A/B testing in IT is a process of creating several user groups and testing different functionality on them. One of the group continues using the existing functionality (control group), while the second group (third, fourth etcetera) gets a new feature.
At the same time you begin collecting metrics for the group A and group B. These metrics vary depending on the functionality you are testing, for example how many users have clicked on the modified UI element compared to the existing one.
In some cases you might have more than two variants in order to get more diverse results, and conduct A/B testing faster.
You must also try to understand whether the changes in the observed metric between the groups A and B are caused by testing itself or not. To do this, you should conduct at least several randomized A/B tests.
When and Why You Should Run A/B Testing
You should conduct A/B testing when you want to understand if making changes to a tested group (for example, offering an updated registration flow) will lead to changes in the outcome.
It is often conducted to optimize specific metrics, such as conversion rate, click-through rate, or user satisfaction.
A/B testing is your proof that the changes really occur when comparing the control group with the test groups.
Sometimes, even the smallest changes in the measured metrics may have a significant impact. For example, improving website loading speed by a few milliseconds may significantly increase revenue.
Also, A/B testing may lead to unexpected results beyond the metrics measured, providing you with valuable information.
For example, if you were conducting a test of a new Buy button, the main metric — number of clicks — might remain almost the same. However, you may find that users start complaining about the new button, as it worsens their experience.
Of course, it’s not always that the “B” Buy button is worse than the “A” Buy button; it might even be better overall. People may simply be accustomed to the old one and reluctant to change their behavior. This is one of the obvious issues with A/B testing.

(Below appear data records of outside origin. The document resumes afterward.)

# UniBwTAS/continuous_clustering

Measured on AMD Instinct MI355X. Metric: Mpoints/s clustered (64-beam streams), higher is better.
Workload: dtype f32

## Files before the change

continuous_clustering_amd/csrc/cc_device.h:

```cpp
#pragma once
#include <stdint.h>
#include <hip/hip_runtime.h>

#include "../../include/cc_hip.h"

namespace ccd
{

constexpr int WAVE = 64;
constexpr int MAX_ROWS_PER_LANE = 2;
constexpr int LINK_SLOTS = 4;
constexpr int WIN_COLS = 32;
constexpr int PP_SKIP = 0x7fffffff;
#ifndef CC_INS_WIN
#define CC_INS_WIN 64
#endif
constexpr int INS_WIN = CC_INS_WIN;
constexpr int SG_NAN = 1, SG_FOG = 2, SG_EGO = 4, SG_INCL_IGNORE = 8, SG_TOO_CLOSE = 16, SG_PENDING = 32;
constexpr unsigned NAN_RANGE_BITS = 0x7fc00001u;
#ifndef CC_TREE_SLOTS
#define CC_TREE_SLOTS 256
#endif
constexpr int TREE_SLOTS = CC_TREE_SLOTS;
#ifndef CC_TABLE_WAVES
// ... 47 lines not shown
    uint64_t exceed_one_rotation;
    uint64_t serial_columns;
    uint64_t stamp_alias_rounds;
    uint64_t batch_columns;
    uint64_t batch_bails;
    uint64_t batch_bail_reason[8];
    int64_t par_clear_done;
    int32_t par_bad;
    int32_t par_upto;
    int64_t serial_until;
    uint64_t dbg[16];
    int32_t error;
    int32_t n_events;
    int64_t error_a;
    int64_t error_b;
    int32_t n_links;
    int32_t pad2;
    int64_t overrun_col;
};

struct Planes
{
    float* dist;
    float* incl;
    float* incaz;
    uint16_t* gtag;
    uint32_t* src;
    uint8_t* inten;
    int32_t* trig;
    int64_t* colg;
    double* colminaz;
    uint8_t* ground;
    uint8_t* debug;
    uint8_t* ignored;
    int32_t* root;
    uint32_t* id;
    double* t_fin;
    uint32_t* t_width;
    uint32_t* t_pts;
    int32_t* t_uf;
    uint32_t* t_cid;
    int32_t* t_pos;
    uint8_t* t_finished;
    int32_t* ulist;
    int32_t* ucomp;
    unsigned long long* agg_fin;
    long long* agg_min;
// ... 65 lines not shown
```

continuous_clustering_amd/csrc/cc_engine.hip:

```cpp
#include <hip/hip_runtime.h>

#include <algorithm>
#include <chrono>
#include <cstdlib>
#include <cmath>
#include <cstdio>
#include <cstring>
#include <functional>
#include <limits>
#include <mutex>
#include <string>
#include <vector>

#include "cc_kernels.h"

#ifndef CC_LWAVE_MAX_STREAMS
#define CC_LWAVE_MAX_STREAMS 256
#endif

using namespace ccd;

struct cc_engine
{
    int device{0};
// ... 277 lines not shown
    e->d_small_seq = nullptr;
    e->d_input_sum = nullptr;
    e->small_view_ok = false;
    e->small_seq_expected = 0;
    free_pinned(e, PIN_SHAPE);
    return CC_OK;
}

int allocate(cc_engine* e)
{
    const Geometry& g = e->g;
    const size_t S = (size_t) g.num_streams;
    const size_t C = S * (size_t) g.cells;
    const size_t L = S * (size_t) g.ring_cols;
    const size_t T = S * (size_t) g.tree_capacity;
    Planes& P = e->P;
    int rc = CC_OK;
    e->slab_planning = getenv("CC_NO_SLAB") == nullptr;
    e->slab_bytes = 0;
    e->slab_plan.clear();
#define A(field, count)                                \
    if ((rc = alloc_plane(e, &P.field, (count))) != 0) \
        return rc;
    A(dist, C) A(incl, C) A(incaz, C) A(gtag, C) A(src, C) A(inten, C);
    A(trig, L) A(colg, L) A(colminaz, L);
    A(ground, C) A(debug, C) A(ignored, C) A(root, C) A(id, C);
    A(t_fin, C) A(t_width, C) A(t_pts, C) A(t_uf, C) A(t_cid, C) A(t_pos, C) A(t_finished, C);
    A(ulist, T) A(ucomp, T) A(agg_fin, T) A(agg_min, T) A(agg_max, T) A(agg_pts, T) A(agg_cid, T) A(agg_first, T) A(agg_flag, T);
    A(events, S * (size_t) g.event_capacity);
    A(sc_parent, C) A(sc_nlinks, C) A(sc_links, C) A(sc_fin, C);
    A(sc_term, C) A(col_newfin, L) A(col_info, L) A(col_act, L) A(pk_meta, C) A(pk_fin, C) A(pk_lk, C);
    A(sg_x2, C) A(sg_uz, C) A(sg_w, C) A(sg_flags, C) A(sc_rec, C);
    A(curtab, S * (size_t) g.num_rows);
    A(tab_acc, S * (size_t) g.tab_tiles * (size_t) g.num_rows);
    A(par_off, S * (size_t) cck::IP_MAXF);
    A(tabc, (size_t) BATCH_SLOTS * S * (size_t) g.tab_tiles * (size_t) g.num_rows);
    A(sc_visits, C);
    A(link_log, S * (size_t) g.link_capacity);
    A(sl_ctl, S * 4) A(sl_cols, L);
    if ((rc = alloc_plane(e, (unsigned long long**) &P.sl_rec, S * (size_t) cck::SL_CAP * sizeof(cck::ScanLongRec) / sizeof(unsigned long long))) != 0)
        return rc;
#undef A
    if ((rc = alloc_plane(e, &e->d_states, S)) != 0)
        return rc;
    if ((rc = alloc_plane(e, &e->d_par_left, 16)) != 0)
        return rc;
    if ((rc = alloc_plane(e, &e->d_bail_count, 4)) != 0)
// ... 31 lines not shown
    st.clear_done = -1;
    st.first_unpublished = -1;
    st.cluster_counter = 1;
    st.min_required = 0;
    st.finish_lower_bound = std::numeric_limits<double>::max();
    st.last_round_min_az = -1.0;
    st.overrun_col = std::numeric_limits<int64_t>::max();
    st.n_links = 0;
    for (auto& d : st.batch)
        d.seg_begin = d.seg_end = d.acp_next = d.pub_begin = d.pub_end = -1, d.mode = 0, d.fused = 0;
    st.assoc_mode = e->cfg.max_steps_in_row > WIN_COLS - 2 ? 1 : 0;
}

int reset_state(cc_engine* e, bool keep_table)
{
    e->small_view_ok = false;
    e->widest_steps_in_row = e->cfg.max_steps_in_row;
    std::fill(e->state_cached.begin(), e->state_cached.end(), 0);
    const Geometry& g = e->g;
    const size_t S = (size_t) g.num_streams;
    const size_t C = S * (size_t) g.cells;
    Planes& P = e->P;
    CC_HIP_CHECK(e, hipMemsetAsync(P.dist, 0xFF, C * sizeof(float), e->stream));
    CC_HIP_CHECK(e, hipMemsetAsync(P.incl, 0xFF, C * sizeof(float), e->stream));
    CC_HIP_CHECK(e, hipMemsetAsync(P.gtag, 0, C * sizeof(uint16_t), e->stream));
    CC_HIP_CHECK(e, hipMemsetAsync(P.id, 0, C * sizeof(uint32_t), e->stream));
    CC_HIP_CHECK(e, hipMemsetAsync(P.ground, CC_GP_UNKNOWN, C, e->stream));
    CC_HIP_CHECK(e, hipMemsetAsync(P.debug, CC_DBG_WHITE, C, e->stream));
    CC_HIP_CHECK(e, hipMemsetAsync(P.ignored, 0, C, e->stream));
    CC_HIP_CHECK(e, hipMemsetAsync(P.root, 0xFF, C * sizeof(int32_t), e->stream));
    CC_HIP_CHECK(e, hipMemsetAsync(P.tab_acc, 0, S * (size_t) g.tab_tiles * (size_t) g.num_rows * sizeof(unsigned long long), e->stream));
    CC_HIP_CHECK(e, hipMemsetAsync(P.sl_ctl, 0, S * 4 * sizeof(int32_t), e->stream));
    if (!keep_table)
        CC_HIP_CHECK(e, hipMemsetAsync(P.curtab, 0xFF, S * (size_t) g.num_rows * sizeof(float), e->stream));
    std::vector<StreamState> init(S);
    for (auto& st : init)
        fresh_stream_state(e, &st);
    CC_HIP_CHECK(e, hipMemcpyAsync(e->d_states, init.data(), S * sizeof(StreamState), hipMemcpyHostToDevice, e->stream));
    if (e->d_take_cursor)
        CC_HIP_CHECK(e, hipMemsetAsync(e->d_take_cursor, 0, 2 * S * sizeof(long long), e->stream));
    if (e->d_tc_cursor)
        CC_HIP_CHECK(e, hipMemsetAsync(e->d_tc_cursor, 0, 2 * S * sizeof(long long), e->stream));
    CC_HIP_CHECK(e, hipStreamSynchronize(e->stream));
    for (auto& v : e->pending_events)
        v.clear();
    for (auto& v : e->pending_links)
        v.clear();
    e->batch_open = false;
    for (bool& b : e->assoc_pending)
        b = false;
    e->deferred_tail = nullptr;
    e->lazy_pending = false;
    e->lazy_prev_left = nullptr;
    e->lazy_miss = 0;
    e->lazy_clean = 0;
    e->lazy_ok = true;
    return CC_OK;
}

int reset_streams_state(cc_engine* e, const std::vector<int>& list)
{
    const Geometry& g = e->g;
    const Planes& P = e->P;
    const unsigned long long cells = (unsigned long long) g.cells;
    cck::ResetJob job;
    memset(&job, 0, sizeof(job));
    const cck::ResetFill fills[cck::RESET_PLANES] = {
        {(char*) P.dist, cells * sizeof(float), 0xFF, 0},
        {(char*) P.incl, cells * sizeof(float), 0xFF, 0},
        {(char*) P.gtag, cells * sizeof(uint16_t), 0, 0},
        {(char*) P.id, cells * sizeof(uint32_t), 0, 0},
        {(char*) P.ground, cells, CC_GP_UNKNOWN, 0},
        {(char*) P.debug, cells, CC_DBG_WHITE, 0},
        {(char*) P.ignored, cells, 0, 0},
        {(char*) P.root, cells * sizeof(int32_t), 0xFF, 0},
        {(char*) P.tab_acc, (unsigned long long) g.tab_tiles * (unsigned long long) g.num_rows * sizeof(unsigned long long), 0, 0},
        {(char*) P.sl_ctl, 4 * sizeof(int32_t), 0, 0},
    };
    unsigned long long longest = 0;
    for (int k = 0; k < cck::RESET_PLANES; k++)
    {
        job.fill[k] = fills[k];
        longest = std::max(longest, fills[k].bytes);
    }
    fresh_stream_state(e, &job.fresh);
    job.states = e->d_states;
    job.take_cursor = e->d_take_cursor;
    job.tc_cursor = e->d_tc_cursor;
    job.num_streams = g.num_streams;
    int rc = ensure_gather(e, list.size() * sizeof(int));
    if (rc)
        return rc;
// ... 527 lines not shown
    const int64_t RC = e->g.ring_cols;
    const size_t off = (size_t) stream * (size_t) e->g.cells + (size_t) (st.overrun_col % RC) * R;
    if (hipMemcpy(col.data(), e->P.gtag + off, (size_t) R * sizeof(uint16_t), hipMemcpyDeviceToHost) != hipSuccess)
        return;
    const unsigned tag = 0x8000u | ((unsigned) (st.overrun_col / RC) & 0x7fffu);
    for (int row = R - 1; row >= 0; row--)
        if (col[(size_t) row] != tag && col[(size_t) row] != 0)
        {
            st.error_a = st.overrun_col - (int64_t) ((tag - (unsigned) col[(size_t) row]) & 0x7fffu) * RC;
            st.error_b = st.overrun_col;
            return;
        }
}

void restore_table_after_overrun(cc_engine* e, int stream, const StreamState& st)
{
    if (st.error != CC_ERR_RING_OVERRUN || st.overrun_col == std::numeric_limits<int64_t>::max())
        return;
    const int R = e->g.num_rows;
    const int64_t RC = e->g.ring_cols, c = st.overrun_col;
    const int64_t oldest = std::max<int64_t>(0, c - (RC - 2 * (int64_t) e->g.num_columns));
    const size_t base = (size_t) stream * (size_t) e->g.cells;
    float* curtab = e->P.curtab + (size_t) stream * (size_t) R;
    std::vector<float> table((size_t) R), incl, dist;
    std::vector<uint16_t> tags;
    std::vector<uint8_t> found((size_t) R, 0);
    if (hipMemcpy(table.data(), curtab, (size_t) R * sizeof(float), hipMemcpyDeviceToHost) != hipSuccess)
        return;
    int missing = R;
    for (int64_t hi = c - 1; hi >= oldest && missing > 0;)
    {
        const int64_t lo = std::max(std::max(oldest, hi - 255), hi - hi % RC);
        const size_t n = (size_t) (hi - lo + 1) * (size_t) R, off = base + (size_t) (lo % RC) * (size_t) R;
        incl.resize(n), dist.resize(n), tags.resize(n);
        if (hipMemcpy(incl.data(), e->P.incl + off, n * sizeof(float), hipMemcpyDeviceToHost) != hipSuccess ||
            hipMemcpy(dist.data(), e->P.dist + off, n * sizeof(float), hipMemcpyDeviceToHost) != hipSuccess ||
            hipMemcpy(tags.data(), e->P.gtag + off, n * sizeof(uint16_t), hipMemcpyDeviceToHost) != hipSuccess)
            return;
        for (int64_t g = hi; g >= lo && missing > 0; g--)
        {
            const unsigned tag = 0x8000u | ((unsigned) (g / RC) & 0x7fffu);
            const size_t o = (size_t) (g - lo) * (size_t) R;
            float below = 0.f;
            for (int row = R - 1; row >= 0; row--)
            {
                const bool has = tags[o + (size_t) row] == tag && !std::isnan(dist[o + (size_t) row]);
                const float cur = has ? incl[o + (size_t) row] : std::nanf("");
                const float diff = cur - below;
                if (!std::isnan(diff) && !found[(size_t) row])
                {
                    table[(size_t) row] = diff;
                    found[(size_t) row] = 1;
                    missing--;
                }
                below = cur;
            }
        }
        hi = lo - 1;
    }
    (void) hipMemcpy(curtab, table.data(), (size_t) R * sizeof(float), hipMemcpyHostToDevice);
}

void set_kernel_error(cc_engine* e, int stream, StreamState& st)
{
    fixup_overrun(e, stream, st);
    restore_table_after_overrun(e, stream, st);
    char buf[320];
    if (st.error == CC_ERR_RING_OVERRUN)
        snprintf(buf, sizeof(buf), "stream %d: This column is not cleared (ring buffer full or written after clearing): %lld, %lld, %d", stream,
                 (long long) st.error_a, (long long) st.error_b, e->g.ring_cols);
// ... 1711 lines not shown
```

continuous_clustering_amd/csrc/cc_k_base.h:

```cpp
#pragma once

#define CC_PI_F 3.14159274101257324219f
#define CC_2PI_D 6.283185307179586

__device__ __forceinline__ int lane_id()
{
    return threadIdx.x & 63;
}

__device__ __forceinline__ int f2i_x86(float v)
{
    if (!(v > -2147483904.0f && v < 2147483648.0f))
        return (int) 0x80000000;
    return (int) v;
}

template<int CTRL, int ROW_MASK>
__device__ __forceinline__ int dpp_mov_i32(int fill, int v)
{
    return __builtin_amdgcn_update_dpp(fill, v, CTRL, ROW_MASK, 0xf, false);
}
template<int CTRL, int ROW_MASK>
__device__ __forceinline__ long long dpp_mov_i64(long long fill, long long v)
{
// ... 210 lines not shown
    }
    return m;
}
__device__ __forceinline__ void caz_key(const float packed, int& kpos, int& kneg)
{
    const unsigned u = __float_as_uint(packed);
    const int k = (int) (u & 0x7fffffffu);
    if (u >> 31)
        kneg = k < kneg ? k : kneg;
    else
        kpos = k < kpos ? k : kpos;
}

constexpr uint16_t CELL_CLEARED = 0;
__device__ __forceinline__ uint16_t cell_tag(const long long pass)
{
    return (uint16_t) (0x8000u | ((unsigned) pass & 0x7fffu));
}

constexpr int IP_MAXF = 4608;

struct SP
{
    float *dist, *incl, *tabc;
    float* incaz;
    uint16_t* gtag;
    uint32_t* src;
    uint8_t *inten, *ground, *debug, *ignored;
    int32_t* trig;
    int64_t* colg;
    double* colminaz;
    int32_t* root;
    uint32_t* id;
    double* t_fin;
    uint32_t *t_width, *t_pts, *t_cid;
    int32_t *t_uf, *t_pos;
    uint8_t* t_finished;
    int32_t *ulist, *ucomp;
    unsigned long long* agg_fin;
    long long *agg_min, *agg_max;
    uint32_t *agg_pts, *agg_cid;
    int32_t* agg_first;
    uint8_t* agg_flag;
    float* curtab;
    unsigned long long* tab_acc;
    int32_t* par_off;
    cc_event* events;
// ... 3 lines not shown
    int32_t* col_info;
    uint16_t* col_act;
    unsigned* pk_meta;
    double* pk_fin;
    unsigned long long* pk_lk;
    uint8_t* sc_nlinks;
    unsigned long long* sc_links;
    double* sc_fin;
    float *sg_x2, *sg_uz, *sg_w;
    uint8_t* sg_flags;
    float4* sc_rec;
    uint16_t* sc_visits;
    int2* link_log;
    int32_t* sl_cols;
};

__device__ __forceinline__ SP stream_ptrs(const Planes& P, const Geometry& g, int s)
{
    SP p;
    const size_t co = (size_t) s * (size_t) g.cells;
    const size_t lo = (size_t) s * (size_t) g.ring_cols;
    const size_t to = (size_t) s * (size_t) g.tree_capacity;
    p.dist = P.dist + co;
    p.incl = P.incl + co;
    p.incaz = P.incaz + co;
    p.gtag = P.gtag + co;
    p.src = P.src + co;
    p.inten = P.inten + co;
    p.ground = P.ground + co;
    p.debug = P.debug + co;
    p.ignored = P.ignored + co;
    p.trig = P.trig + lo;
    p.colg = P.colg + lo;
    p.colminaz = P.colminaz + lo;
    p.root = P.root + co;
    p.id = P.id + co;
    p.t_fin = P.t_fin + co;
    p.t_width = P.t_width + co;
    p.t_pts = P.t_pts + co;
    p.t_cid = P.t_cid + co;
    p.t_uf = P.t_uf + co;
    p.t_pos = P.t_pos + co;
    p.t_finished = P.t_finished + co;
    p.ulist = P.ulist + to;
    p.ucomp = P.ucomp + to;
    p.agg_fin = P.agg_fin + to;
    p.agg_min = P.agg_min + to;
// ... 44 lines not shown
```

continuous_clustering_amd/csrc/cc_k_insert.h:

```cpp
#pragma once

struct PreppedPoint
{
    float x, y, z, dist, incl, incaz;
    int cir;
};
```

Necessary Components of A/B Testing
First of all, you should have your test subjects to conduct A/B testing, i.e. users and be able to split them into two or more test groups. To make testing accurate there should be little or no interference between the users.
Second, the number of users should be sufficient for testing. Without enough users, the results may lack statistical significance, making it difficult to draw reliable conclusions. This means you need a sample size large enough to detect meaningful differences between the test groups.
You should remember that it is harder to detect smaller changes than the larger ones, but still they might be considerable.
And finally, you must define metrics that will be used to measure the results of testing. For example, measuring user engagement could be a good metric.
What Does A/B Testing usually show
This is a great observation, and I want to share more about it. We create features thinking that they will be useful. However, in reality, the majority of features do not improve the metrics they were intended to.
Successful Case Studies of A/B Testing
I have taken these examples from Conversion.com. You can clearly see that even slight changes can yield unexpected (and often positive) results. In these particular cases, the modifications were made to website elements.
Changes to the ‘total look’ Idle screen displays, resulted in a 51% increase in interaction rate. Source.
Implementing the softer call-to-action on the ‘our vehicles’ pages – increased the number of leads by 46%. Source.
With introduction of the weekly target progress bar, the average size of single donations increased by 51%. Source.